# [Records for this exercise]
________________________________________
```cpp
template <bool PF, class Params>
__device__ __forceinline__ void box_step_on(const Params& p, const Ray& r, Trav& t, bool two, const uint4& a0, const uint4& b0,
                                            const uint4& a1, const uint4& b1)
{
    float f0, k0;
    slab(a0, b0, r, f0, k0);
    slab(a1, b1, r, t.f1, t.k1);
    t.e1 = (b1.w & kIndexMask) | (a1.w & ~kIndexMask);
    t.t1 = two ? (b1.w >> 29) : (uint32_t)RT_CHILD_NONE;
    const uint32_t type0 = b0.w >> 29;
    const uint32_t e0 = (b0.w & kIndexMask) | (a0.w & ~kIndexMask);
    const bool valid0 = type0 != RT_CHILD_NONE;
    const bool hit0 = valid0 & (k0 >= f0) & (f0 <= r.tmax) & (k0 >= r.tmin);
    t.box_tests += valid0 ? 1u : 0u;
    const bool leaf0 = hit0 & (type0 == RT_CHILD_TRI);
    t.inner_hit(hit0 & !leaf0, e0, f0);
    if (leaf0) { t.leaf = e0; t.phase = PH_LEAF0; }
    else {
        t.second_slot(r.tmin, r.tmax);
        if (t.phase == PH_STEP) { t.advance(); prefetch_pair<PF>(p, t); }
    }
}

template <bool PF, class Params>
__device__ __forceinline__ void box_step(const Params& p, const Ray& r, Trav& t)
{
    const uint32_t cnt = t.cur >> 29;
    const uint4* np = reinterpret_cast<const uint4*>(p.nodes + (t.cur & kIndexMask));
#ifdef RT_EXP_BOX_PAD
#pragma unroll
    for (int q = 0; q < RT_EXP_BOX_PAD; q++) asm volatile("v_mov_b32 %0, %0" : "+v"(t.box_tests));
#endif
    const bool two = cnt > 1;
    const int o1 = two ? 2 : 0;
    uint4 a0, b0, a1, b1;
    if constexpr (PF) { a0 = t.pf0; b0 = t.pf1; a1 = t.pf2; b1 = t.pf3; }
    else {
        a0 = np[0]; b0 = np[1]; a1 = np[o1]; b1 = np[o1 + 1];
#if RT_TRACE_PAIR_BARRIER
        __builtin_amdgcn_sched_barrier(0);
#endif
    }
    box_step_on<PF>(p, r, t, two, a0, b0, a1, b1);
}

typedef uint32_t u32x4 __attribute__((ext_vector_type(4)));
typedef const __attribute__((address_space(4))) u32x4* const_u4_ptr;
template <class Params>
__device__ __forceinline__ void box_step_shared(const Params& p, const Ray& r, Trav& t, uint32_t c)
{
    c = (uint32_t)__builtin_amdgcn_readfirstlane((int)c);
    const const_u4_ptr np = (const_u4_ptr)(uintptr_t)(p.nodes + (c & kIndexMask));
    const bool two = (c >> 29) > 1;
    const int o1 = two ? 2 : 0;
    const u32x4 a0 = np[0], b0 = np[1], a1 = np[o1], b1 = np[o1 + 1];
    box_step_on<false>(p, r, t, two, make_uint4(a0.x, a0.y, a0.z, a0.w), make_uint4(b0.x, b0.y, b0.z, b0.w),
                       make_uint4(a1.x, a1.y, a1.z, a1.w), make_uint4(b1.x, b1.y, b1.z, b1.w));
}

template <bool PF, class Params>
__device__ __forceinline__ bool box_step_wave(const Params& p, const Ray& r, Trav& t, uint64_t st)
{
    if constexpr (!PF && kUniformMax > 0) {
        constexpr int K = kUniformMax > 0 ? kUniformMax : 1;
        uint32_t cs[K];
        uint64_t ms[K];
        uint64_t rest = st;
#pragma unroll
        for (int k = 0; k < kUniformMax; k++) {
            cs[k] = 0; ms[k] = 0;
            if (rest) {
                cs[k] = (uint32_t)__builtin_amdgcn_readlane((int)t.cur, __ffsll((unsigned long long)rest) - 1);
                ms[k] = __builtin_amdgcn_ballot_w64(t.phase == PH_STEP && t.cur == cs[k]);
                rest &= ~ms[k];
            }
        }
        if (rest == 0) {
#pragma unroll
            for (int k = 0; k < kUniformMax; k++)
                if (ms[k]) { if (t.phase == PH_STEP && t.cur == cs[k]) box_step_shared(p, r, t, cs[k]); }
            return true;
        }
    }
    if (t.phase == PH_STEP) box_step<PF>(p, r, t);
    return false;
}

template <bool PF, bool ANY = false, class Params, class Filter = NoFilter>
__device__ __forceinline__ bool trace_ray(const Params& p, Ray& r, Hit& h, Trav& t, bool active, uint32_t* steps,
                                          Filter flt = Filter())
{
    t.sp = 0;
    t.cur = (p.root & kIndexMask) | (p.count << 29);
    t.near_e = kNoNear;
    t.near_d = __builtin_inff();
    t.phase = (active && p.count > 0) ? PH_STEP : PH_DONE;
    t.box_tests = 0;
    t.tri_tests = 0;
    t.t1 = 0;
    t.e1 = 0;
    t.f1 = t.k1 = 0.0f;
    t.leaf = 0;
    prefetch_pair<PF>(p, t);
    bool tri_hit = false;
    uint32_t nbox = 0, nleaf = 0;
    bool shared = true;
#ifdef RT_EXP_UNIFORM_STATS
    uint32_t ustat[4] = {0, 0, 0, 0};
#endif

    while (true) {
        uint64_t stepping, parked;
        while (true) {
            stepping = __builtin_amdgcn_ballot_w64(t.phase == PH_STEP);
            parked = __builtin_amdgcn_ballot_w64((t.phase - 1u) < 2u);
            if (stepping == 0 || __popcll(stepping) * p.park_den < __popcll(parked) * p.park_num) break;
            nbox += 2;
#ifdef RT_EXP_UNIFORM_STATS
            {
                uint64_t rest = stepping;
                int distinct = 0;
                while (rest && distinct < 5) {
                    const int l0 = __ffsll((unsigned long long)rest) - 1;
                    const uint32_t c0 = (uint32_t)__builtin_amdgcn_readlane((int)t.cur, l0);
                    rest &= ~__builtin_amdgcn_ballot_w64(t.phase == PH_STEP && t.cur == c0);
                    distinct++;
                }
                ustat[distinct <= 1 ? 0 : (distinct == 2 ? 1 : (distinct <= 4 ? 2 : 3))]++;
            }
#endif
            if constexpr (!PF && kUniformMax > 0) {
                if (!kUniformSticky || shared) {
                    shared = box_step_wave<PF>(p, r, t, stepping);
                    const uint64_t again = __builtin_amdgcn_ballot_w64(t.phase == PH_STEP);
                    if (again) shared = box_step_wave<PF>(p, r, t, again);
                    continue;
                }
            }
            if (t.phase == PH_STEP) box_step<PF>(p, r, t);
            if (t.phase == PH_STEP) box_step<PF>(p, r, t);
        }
        if ((stepping | parked) == 0) break;
        nleaf++;
        if ((t.phase - 1u) < 2u) {
            t.tri_tests++;
            const uint32_t li = t.leaf & kIndexMask;
            const uint4* tp = reinterpret_cast<const uint4*>(p.leaves + li);
            uint4 l0 = tp[0], l1 = tp[1], l2 = tp[2], l3 = tp[3];
#if RT_TRACE_LEAF_WIDE
            asm volatile("" : "+v"(l0.x), "+v"(l0.y), "+v"(l0.z), "+v"(l0.w), "+v"(l1.x), "+v"(l1.y), "+v"(l1.z), "+v"(l1.w),
                              "+v"(l2.x), "+v"(l2.y), "+v"(l2.z), "+v"(l2.w), "+v"(l3.x), "+v"(l3.y), "+v"(l3.z), "+v"(l3.w));
#endif
            bool hit_tri = intersect_tri(__uint_as_float(l0.x), __uint_as_float(l0.y), __uint_as_float(l0.z),
                                         __uint_as_float(l1.x), __uint_as_float(l1.y), __uint_as_float(l1.z),
                                         __uint_as_float(l2.x), __uint_as_float(l2.y), __uint_as_float(l2.z),
                                         r, h, li << 1, l0.w, flt);
            if ((t.leaf >> 29) > 0 && (l3.x != l2.x || l3.y != l2.y || l3.z != l2.z))
                hit_tri |= intersect_tri(__uint_as_float(l2.x), __uint_as_float(l2.y), __uint_as_float(l2.z),
                                         __uint_as_float(l1.x), __uint_as_float(l1.y), __uint_as_float(l1.z),
                                         __uint_as_float(l3.x), __uint_as_float(l3.y), __uint_as_float(l3.z),
                                         r, h, (li << 1) + 1, l1.w, flt);
            tri_hit |= hit_tri;
            if (ANY && hit_tri) {
                t.phase = PH_DONE;
            } else {
                const bool was_first = t.phase == PH_LEAF0;
                t.phase = PH_STEP;
                if (was_first) t.second_slot(r.tmin, r.tmax);
                if (t.phase == PH_STEP) { t.advance(); prefetch_pair<PF>(p, t); }
            }
        }
    }
#ifdef RT_EXP_UNIFORM_STATS
    steps[0] += ustat[RT_EXP_UNIFORM_STATS == 1 ? 0 : 2];
    steps[1] += ustat[RT_EXP_UNIFORM_STATS == 1 ? 1 : 3];
    (void)nbox; (void)nleaf;
#elif !defined(RT_TRACE_NO_STEPS)
    steps[0] += nbox;
    steps[1] += nleaf;
#endif
    return tri_hit;
}

__device__ __forceinline__ void camera_ray(const rt_camera& cam, uint32_t w, uint32_t h, uint32_t x, uint32_t y, float ox,
                                           float oy, Ray& r)
{
    const float ndcx = 2 * (((float)x + ox) / (float)w) - 1;
    const float ndcy = 2 * (((float)y + oy) / (float)h) - 1;
    const float px = (ndcx * cam.u.x + ndcy * cam.v.x) + 1.0f * cam.w.x;
    const float py = (ndcx * cam.u.y + ndcy * cam.v.y) + 1.0f * cam.w.y;
    const float pz = (ndcx * cam.u.z + ndcy * cam.v.z) + 1.0f * cam.w.z;
    const float inv_len = 1.0f / sqrtf(px * px + py * py + pz * pz);
    r.dx = px * inv_len; r.dy = py * inv_len; r.dz = pz * inv_len;
    r.ox = cam.position.x; r.oy = cam.position.y; r.oz = cam.position.z;
    r.tmin = 0.00001f;
    r.tmax = cam.max_depth;
}

__device__ __forceinline__ void subpixel_offset(uint32_t s, uint32_t spp, float& ox, float& oy)
{
    const uint32_t side = spp == 4 ? 2u : 4u;
    ox = ((float)(s % side) + 0.5f) / (float)side;
    oy = ((float)((s / side) % side) + 0.5f) / (float)side;
}

}
```

### gpu-raytracing_amd/csrc/trace_kernel.hip

```cpp
#include <cstdio>
#include <cstdlib>

#include "rt_device.hpp"
#include "rt_launch.hpp"
#include "rt_math.h"
#include "rt_shade.hpp"
#include "rt_traverse.hpp"

namespace rt {

#ifdef RT_TRACE_TUNING
constexpr int kRenderDebugBoxCount = 100;
#else
constexpr int kRenderDebugBoxCount = -1;
#endif
#ifndef RT_TRACE_TILE_2X2
#define RT_TRACE_TILE_2X2 0
#endif


constexpr uint32_t kCtrSlots = 256, kCtrSub = 16;
struct alignas(64) CtrSlot {
    unsigned long long part[kCtrSub][8];
    unsigned long long top, pad[7];
};
__device__ CtrSlot g_ctr[kCtrSlots];

struct TraceParams {
    const rt_node* nodes;
    const rt_triangle_pair* leaves;
    const rt_attributes* attributes;
    const rt_material* materials;
    const rt_texture* textures;
    const rt_camera* camera;
    float light[3];
    uint32_t root, count, num_materials, num_textures;
    uint8_t* rgba8;
    uint32_t w, h, y0, y1, spp;
    unsigned long long* counters;
    uint32_t tiles_x, num_tiles;
    uint32_t strip_tiles, strip_first, strip_stride;
    int park_num, park_den;
    uint32_t ctr_slot;
};



template <int RENDER, bool PF>
__device__ __forceinline__ void shade_sample(const TraceParams& p, const rt_camera& cam, uint32_t x, uint32_t y,
                                             float ox, float oy, Trav& t, bool active, uint32_t& box_acc,
                                             uint32_t& tri_acc, uint32_t* steps, float& R, float& G, float& B, float& A)
{
    const float max_depth = cam.max_depth;
    Ray r;
    camera_ray(cam, p.w, p.h, x, y, ox, oy, r);
    r.ix = 1.0f / r.dx; r.iy = 1.0f / r.dy; r.iz = 1.0f / r.dz;
    Hit h = {0u, 0u, 0.f, 0.f};
    const bool hit = trace_ray<PF>(p, r, h, t, active, steps);
    const uint32_t box_tests = t.box_tests, tri_tests = t.tri_tests;
    box_acc += box_tests;
    tri_acc += tri_tests;
    const float depth = hit ? r.tmax : 0.0f;
    R = G = B = 0;
    A = 255.0f;

    if (RENDER == RT_RENDER_DEPTH) {
        R = G = B = fminf(1.0f, depth / max_depth) * 255;
        return;
    }
    if (RENDER == RT_RENDER_BOXTESTS) {
        G = B = fminf(box_tests / 180.0f, 1.0f) * 255;
        return;
    }
    if (RENDER == kRenderDebugBoxCount) {
        R = __uint_as_float(box_tests);
        return;
    }
    if (RENDER == RT_RENDER_TRIANGLE_TESTS) {
        const float g = fminf(tri_tests / 32.0f, 1.0f);
        R = g * 100; G = g * 255; B = g * 100;
        return;
    }
    const bool lit = active && hit;
    const bool fetch = active && (hit || RENDER == RT_RENDER_LODS);
    rt_material mat = {};
    Surface s = {};
    int material_id = 0;
    if (fetch) {
        const rt_triangle_pair* pair = p.leaves + (h.tri_id >> 1);
        const bool second = h.tri_id & 1;
        const uint32_t rot = second ? pair->rotations[1] : pair->rotations[0];
        const rt_attributes* at = p.attributes + h.primitive_id;
        const int i0 = rot == 1 ? 2 : (rot == 2 ? 1 : 0);
        const int i1 = rot == 1 ? 0 : (rot == 2 ? 2 : 1);
        const int i2 = rot == 1 ? 1 : (rot == 2 ? 0 : 2);
        material_id = at->material_id;
        mat = p.materials[(uint32_t)material_id < p.num_materials ? (uint32_t)material_id : 0u];
        if ((uint32_t)mat.texture >= p.num_textures) mat.texture = -1;
        if ((uint32_t)mat.bump >= p.num_textures) mat.bump = -1;
        if ((uint32_t)mat.disp >= p.num_textures) mat.disp = -1;
        const rt_float3 n0 = at->normal[i0], n1 = at->normal[i1], n2 = at->normal[i2];
        s.n[0] = v3(n0.x, n0.y, n0.z); s.n[1] = v3(n1.x, n1.y, n1.z); s.n[2] = v3(n2.x, n2.y, n2.z);
        if (render_uses_surface(RENDER)) {
            s.uv[0][0] = at->uv[i0][0]; s.uv[0][1] = at->uv[i0][1];
            s.uv[1][0] = at->uv[i1][0]; s.uv[1][1] = at->uv[i1][1];
            s.uv[2][0] = at->uv[i2][0]; s.uv[2][1] = at->uv[i2][1];
            const rt_float3 a = second ? pair->v2 : pair->v0, b = pair->v1, c = second ? pair->v3 : pair->v2;
            s.tri[0] = v3(a.x, a.y, a.z); s.tri[1] = v3(b.x, b.y, b.z); s.tri[2] = v3(c.x, c.y, c.z);
        }
    }
    const float spread = 2.0f / p.w;
    if (RENDER == RT_RENDER_LODS) {
        if (!active) return;
        if (mat.texture != -1 && hit) {
            const float lod = compute_lod(r, h, spread, s, p.textures[mat.texture]);
            R = G = B = A = (float)(((uint32_t)((int)lod * 20)) & 255u);
        } else {
            R = 255; G = 0; B = 255;
        }
        return;
    }
    if (RENDER == RT_RENDER_MATERIAL_ID) {
        if (lit) hsv_to_rgb255((float)material_id / p.num_materials, 1.0f, 1.0f, R, G, B);
        return;
    }
    if (RENDER == RT_RENDER_TEXTURE) {
        if (!lit) return;
        if (mat.texture != -1) {
            const rt_texture& tex = p.textures[mat.texture];
            const float lod = compute_lod(r, h, spread, s, tex);
            const U8x4 c = trilinear_sample(tex, interp_uv(s, h.bu, h.bv), lod);
            R = (float)c.c[0]; G = (float)c.c[1]; B = (float)c.c[2]; A = (float)c.c[3];
        } else {
            R = mat.diffuse.x * 255; G = mat.diffuse.y * 255; B = mat.diffuse.z * 255;
        }
        return;
    }
    constexpr bool use_textures = RENDER == RT_RENDER_TEXTURE_LIT || RENDER == RT_RENDER_TEXTURE_LIT_SHADOWS;
    constexpr bool use_bump = use_textures;
    constexpr bool use_shadows = RENDER == RT_RENDER_TEXTURE_LIT_SHADOWS;
    const float hx = r.ox + r.dx * r.tmax, hy = r.oy + r.dy * r.tmax, hz = r.oz + r.dz * r.tmax;
    float lx = p.light[0] - hx, ly = p.light[1] - hy, lz = p.light[2] - hz;
    const float to_light = sqrtf(lx * lx + ly * ly + lz * lz);
    const float linv = 1.0f / to_light;
    lx *= linv; ly *= linv; lz *= linv;
    bool shadowed = false;
    if (use_shadows) {
        Ray sr;
        sr.ox = hx; sr.oy = hy; sr.oz = hz;
        sr.dx = lx; sr.dy = ly; sr.dz = lz;
        sr.ix = 1.0f / lx; sr.iy = 1.0f / ly; sr.iz = 1.0f / lz;
        sr.tmin = 0.001f;
        sr.tmax = to_light;
        Hit sh = {0u, 0u, 0.f, 0.f};
        shadowed = trace_ray<PF>(p, sr, sh, t, lit, steps);
    }
    if (!lit) return;
    const float w0 = 1 - h.bu - h.bv;
    V3 n = vadd(vadd(vscale(s.n[0], w0), vscale(s.n[1], h.bu)), vscale(s.n[2], h.bv));
    if (use_bump && mat.disp != -1) {
        const rt_texture& disp = p.textures[mat.disp];
        const float lod = compute_lod(r, h, spread, s, disp);
        V3 tbn[3];
        tangent_matrix(s, tbn);
        const U8x4 smp = trilinear_sample(disp, interp_uv(s, h.bu, h.bv), lod);
        n = v3((float)smp.c[0] / 255.0f, (float)smp.c[1] / 255.0f, (float)smp.c[2] / 255.0f);
        n = vnormalize(v3(n.x * 2.0f - 1.0f, n.y * 2.0f - 1.0f, n.z * 2.0f - 1.0f));
        n = vnormalize(v3(vdot(tbn[0], n), vdot(tbn[1], n), vdot(tbn[2], n)));
    } else if (use_bump && mat.bump != -1) {
        const rt_texture& bump = p.textures[mat.bump];
        const float lod = compute_lod(r, h, spread, s, bump);
        V3 tbn[3];
        tangent_matrix(s, tbn);
        n = bump2normal(bump, tbn, interp_uv(s, h.bu, h.bv), lod);
    }
    const float nx = n.x, ny = n.y, nz = n.z;
    const float lcx = 1.0f, lcy = 0.9f, lcz = 0.8f;
    float dterm = 1.0f * fmaxf(nx * lx + ny * ly + nz * lz, 0.0f);
    const float nlx = -lx, nly = -ly, nlz = -lz;
    const float ndl = nx * nlx + ny * nly + nz * nlz;
    const float rx = nlx - (nx * 2.0f) * ndl, ry = nly - (ny * 2.0f) * ndl, rz = nlz - (nz * 2.0f) * ndl;
    const double sb = fmax((double)((-r.dx) * rx + (-r.dy) * ry + (-r.dz) * rz), 0.0);
    float sp = (float)(1.0f * rt_pow_d(sb, (double)mat.specular_exp));
    float odx = mat.diffuse.x, ody = mat.diffuse.y, odz = mat.diffuse.z;
    if (use_textures && mat.texture != -1) {
        const rt_texture& tex = p.textures[mat.texture];
        const float lod = compute_lod(r, h, spread, s, tex);
        const U8x4 smp = bilinear_sample(tex, interp_uv(s, h.bu, h.bv), (int)lod);
        odx = (float)smp.c[0] / 255; ody = (float)smp.c[1] / 255; odz = (float)smp.c[2] / 255;
    }
    float dfx = lcx * dterm, dfy = lcy * dterm, dfz = lcz * dterm;
    float spx = lcx * sp, spy = lcy * sp, spz = lcz * sp;
    if (shadowed) { dfx = dfy = dfz = 0.0f; spx = spy = spz = 0.0f; }
    const float cr = (dfx * odx + (lcx * 0.2f) * mat.ambient.x) + spx * mat.specular.x;
    const float cg = (dfy * ody + (lcy * 0.2f) * mat.ambient.y) + spy * mat.specular.y;
    const float cb = (dfz * odz + (lcz * 0.2f) * mat.ambient.z) + spz * mat.specular.z;
    R = clampf(cr, 0.0f, 1.0f) * 255;
    G = clampf(cg, 0.0f, 1.0f) * 255;
    B = clampf(cb, 0.0f, 1.0f) * 255;
}
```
________________________________________
# [About this exercise]
Show all lines above holding the word "linv".

# [Answer for this exercise]
    const float linv = 1.0f / to_light;
    lx *= linv; ly *= linv; lz *= linv;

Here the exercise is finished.